Solution:

Given, a fair dice is tossed repeatedly until six shows up 3 times.

Let X be the number of tosses needed to get 3 sixes.

We need to find the probability that exactly 5 tosses are needed.

To find this, we need to consider the following cases:

Case 1: The first four tosses do not result in 3 sixes

In this case, the first four tosses can result in any number other than six. The probability of getting any number other than six in one toss is 5/6. Hence, the probability of getting any number other than six in four tosses is (5/6)^4.

The fifth toss must be a six, so the probability of getting a six in one toss is 1/6.

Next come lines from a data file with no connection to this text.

+        hipLaunchKernelGGL(filter_fill_deg, g3, blk, 0, stream, pin_ptr, pin_src, pin_eid, pout_ptr, pout_dst, pout_eid, N, mask,
+                           static_cast<const int*>(pos), in_ptr, in_src, in_eid, out_ptr, out_dst, out_eid, loop_eid,
+                           static_cast<const int*>(cnt_in), static_cast<const int*>(cnt_out), w, dis, loopw);
+    SGS_LAUNCH_OK();
+    return SGS_OK;
+}
+
 size_t sgs_edge_mates_workspace_bytes(int64_t n_edges) { return carve_bytes(n_edges < 0 ? 0 : n_edges, 4) + 256; }
 
 int sgs_edge_mates(const int64_t* edge_index, int64_t n_edges, int64_t N, const int32_t* out_ptr, const int32_t* out_dst,
@@ -1472,6 +1619,19 @@
     hipLaunchKernelGGL(norm_deg, dim3(cdiv(N * 64, kT)), dim3(kT), 0, stream, w, N, in_ptr, in_src, in_eid, loop_eid, dis, loopw);
     hipLaunchKernelGGL(norm_weights, dim3(cdiv(2 * N * 64, kT)), dim3(kT), 0, stream, w, N, n_edges, in_ptr, in_src, in_eid,
                        out_ptr, out_dst, out_eid, dis, loopw, what_in, what_out, what_loop);
+    SGS_LAUNCH_OK();
+    return SGS_OK;
+}
+
+int sgs_gcn_norm_weights(const float* w, int64_t n_edges, int64_t N, const int32_t* in_ptr, const int32_t* in_src, const int32_t* in_eid,
+                         const int32_t* out_ptr, const int32_t* out_dst, const int32_t* out_eid, const float* dis, const float* loopw,
+                         float* what_in, float* what_out, float* what_loop, sgs_stream_t stream_) {
+    hipStream_t stream = static_cast<hipStream_t>(stream_);
+    SGS_REQUIRE(N >= 0 && n_edges >= 0, SGS_EINVAL, "sgs_gcn_norm_weights: bad sizes");
+    if (N == 0) return SGS_OK;
+    SGS_REQUIRE(in_ptr && out_ptr && dis && loopw && what_loop, SGS_EINVAL, "sgs_gcn_norm_weights: null pointer");
+    hipLaunchKernelGGL(norm_weights, dim3(cdiv(2 * N * 64, kT)), dim3(kT), 0, stream, w, N, n_edges, in_ptr, in_src, in_eid, out_ptr, out_dst,
+                       out_eid, dis, loopw, what_in, what_out, what_loop);
     SGS_LAUNCH_OK();
     return SGS_OK;
 }
diff --git a/sgs-gnn_amd/csrc/gemm_tn.hip b/sgs-gnn_amd/csrc/gemm_tn.hip
--- a/sgs-gnn_amd/csrc/gemm_tn.hip
+++ b/sgs-gnn_amd/csrc/gemm_tn.hip
@@ -1,4 +1,5 @@
 #include "sgs_common.h"
+#include "slab_reduce.h"
 
 namespace sgs {
 namespace {
@@ -129,55 +130,8 @@
                                                       float scale = 1.f, const float* __restrict__ dzpart = nullptr, int nz = 0,
                                                       float* __restrict__ dzsum = nullptr, float* __restrict__ Craw = nullptr,
                                                       float* __restrict__ csraw = nullptr, int csplit = 0) {
-    const int64_t i = static_cast<int64_t>(blockIdx.x) * 256 + threadIdx.x;
-    if (i >= mn) {
-        const int64_t c = i - mn;
-        if (dzsum && c == M) {
-            float acc = 0.f;
-            for (int z = 0; z < nz; ++z) acc += dzpart[z];
-            dzsum[0] = acc;
-        }
-        if (colsum && c < M) {
-            float acc = 0.f;
-            const int ncs = csplit > 0 ? csplit : ksplit;
-            if (csplit > 0) {
-                float a8[8] = {0.f, 0.f, 0.f, 0.f, 0.f, 0.f, 0.f, 0.f};
-                int s = 0;
-                for (; s + 8 <= ncs; s += 8) {
-                    float v[8];
-#pragma unroll
-                    for (int j = 0; j < 8; ++j) v[j] = cpart[static_cast<int64_t>(s + j) * M + c];
-#pragma unroll
-                    for (int j = 0; j < 8; ++j) a8[j] += v[j];
-                }
-                for (; s < ncs; ++s) a8[0] += cpart[static_cast<int64_t>(s) * M + c];
-                acc = ((a8[0] + a8[1]) + (a8[2] + a8[3])) + ((a8[4] + a8[5]) + (a8[6] + a8[7]));
-            } else
-            for (int s = 0; s < ncs; ++s) acc += cpart[static_cast<int64_t>(s) * M + c];
-            if (csraw) csraw[c] = acc;
-            colsum[c] = rowscale ? acc * (rowscale[c] * scale) : acc;
-        }
-        return;
-    }
-    float acc = 0.f;
-    if (csplit > 0) {
-        float a8[8] = {0.f, 0.f, 0.f, 0.f, 0.f, 0.f, 0.f, 0.f};
-        int s = 0;
-        for (; s + 8 <= ksplit; s += 8) {
-            float v[8];
-#pragma unroll
-            for (int j = 0; j < 8; ++j) v[j] = slab[static_cast<int64_t>(s + j) * mn + i];
-#pragma unroll
-            for (int j = 0; j < 8; ++j) a8[j] += v[j];
-        }
-        for (; s < ksplit; ++s) a8[0] += slab[static_cast<int64_t>(s) * mn + i];
-        acc = ((a8[0] + a8[1]) + (a8[2] + a8[3])) + ((a8[4] + a8[5]) + (a8[6] + a8[7]));
-    } else
-    for (int s = 0; s < ksplit; ++s) acc += slab[static_cast<int64_t>(s) * mn + i];
-    if (Craw) Craw[i] = acc;
-    if (rowscale) acc *= rowscale[i / N] * scale;
-    if (ldc > 0 && ldc != N) C[(i / N) * ldc + (i % N)] = acc;
-    else C[i] = acc;
+    gemm_tn_reduce_elem(static_cast<int64_t>(blockIdx.x) * 256 + threadIdx.x, slab, mn, ksplit, C, cpart, M, colsum, N, ldc, rowscale, scale, dzpart,
+                        nz, dzsum, Craw, csraw, csplit);
 }
 
 constexpr int kTallK = 8192;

Hence, the probability of getting 3 sixes in exactly 5 tosses given the first four tosses do not result in 3 sixes is (5/6)^4 × 1/6 = 25/7776.

Case 2: The first four tosses result in exactly 1 six

In this case, the first four tosses can result in any number other than six twice and a six once. The probability of getting any number other than six in one toss is 5/6, and the probability of getting a six in one toss is 1/6. Hence, the probability of getting exactly 1 six in four tosses is 4 × (5/6)^3 × 1/6.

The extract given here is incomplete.